For the next 10 days, a helicopter will be hovering over the Hanford Nuclear Reservation in hopes of discovering how animals have spread radioactive salts around the area, reports Annette Cary of the Tri-City Herald.
In a chopper equipped with aerial radiological survey gear, CH2m Hill Plateau Remediation Co. — the company contracted by the Department of Energy to conduct the surveys — will fly just above the site at 80 miles per hour looking for contaminated “hot spots.” The idea is that aerial surveys will help narrow the estimated ground contaminated and reduce cleanup costs. The 13.7-square-mile portion of Hanford being surveyed is just south of the trenches that were filled with millions of gallons of liquid radioactive waste during the Cold War.
Understanding how animals contribute to the movement of radioactive contamination has gained attention in recent years. Oregon Public Broadcasting reported that scientists were convening this week in Kennewick, Wash., very near Hanford to discuss just that.
The crew will also survey nearby West Lake, an ephemeral wetland once filled with contaminated ground water that seeped up through aquifers, leaving behind traces of radioactive salts. While no cleanup is currently scheduled for West Lake, evidence from the aerial surveys — and sightings of inhabiting wildlife, including American avocets, a migratory shorebird — could change that.

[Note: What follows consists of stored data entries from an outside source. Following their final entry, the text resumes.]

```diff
@@ -1785,7 +1988,9 @@
   }
   __threadfence_block();
   __syncthreads();
-  l1_solve_body<T>(ps, S.radius, S.compact, S.partials, S.da.true_len, S.host_want, 1, 1, 0);
+  l1_solve_core<T>(S.ps, ps, S.radius, S.compact, S.partials, S.da.true_len, S.host_want, 1, 1, 0);
+  __syncthreads();
+  ps_stage_out<T>(S.ps, ps);
 }
 template <typename T>
 void K<T>::spec_finish(hipStream_t s, SpecFinishArgs<T>& A) {
diff --git a/setintersectionprojection.jl_amd/csrc/sipx_common.h b/setintersectionprojection.jl_amd/csrc/sipx_common.h
--- a/setintersectionprojection.jl_amd/csrc/sipx_common.h
+++ b/setintersectionprojection.jl_amd/csrc/sipx_common.h
@@ -242,7 +242,6 @@
 template <typename T>
 struct SpecPackArgs {
   int nsets;
-  int local = 0;
   long long cap;
   SpecPackSet<T> s[SPEC_MAX_SETS];
 };
@@ -254,6 +253,8 @@
   const T* fseg0;
   T* compact;
   const double* partials;
+  const T* maxpart;
+  int is_l1;
   T radius;
   int* host_want;
   unsigned* verdict;
diff --git a/setintersectionprojection.jl_amd/host.py b/setintersectionprojection.jl_amd/host.py
--- a/setintersectionprojection.jl_amd/host.py
+++ b/setintersectionprojection.jl_amd/host.py
@@ -1067,6 +1067,12 @@
         d["lean"] = float(int(d["lean"]) & 1)
         return d
 
+    def search_sums(self, set_index: int):
+        a, b = np.zeros(16), np.zeros(16)
+        _chk(lib().sipx_debug_proj(self.h, int(set_index), 4, a.ctypes.data_as(C.c_void_p)))
+        _chk(lib().sipx_debug_proj(self.h, int(set_index), 8, b.ctypes.data_as(C.c_void_p)))
+        return np.concatenate([a, b[:6]])
+
     def kernel_stats(self, enable):
         n, ms = C.c_int64(), C.c_double()
         _chk(lib().sipx_kernel_stats(self.h, int(enable), C.byref(n), C.byref(ms)))
```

And speaking of cleanup sites, the Northwest may have one more to add to its list: Oregon’s Black Butte mercury mine. As the nation grapples with where to store the mercury waste we’ve already accumulated — with some even suggesting existing polluted sites such as Hanford — Scott Learn of the Oregonian reports that the U.S. Environmental Protection Agency is considering the abandoned Black Butte mine be cleaned up after outrageous levels of mercury, arsenic and various other contaminants were found to have leaked downstream into the Cottage Grove Reservoir. After determining that up to 75 percent of the reservoir’s mercury was directly from the mine, the Environmental Protection Agency has proposed that the site be included in its National Priorities List, aka Superfund.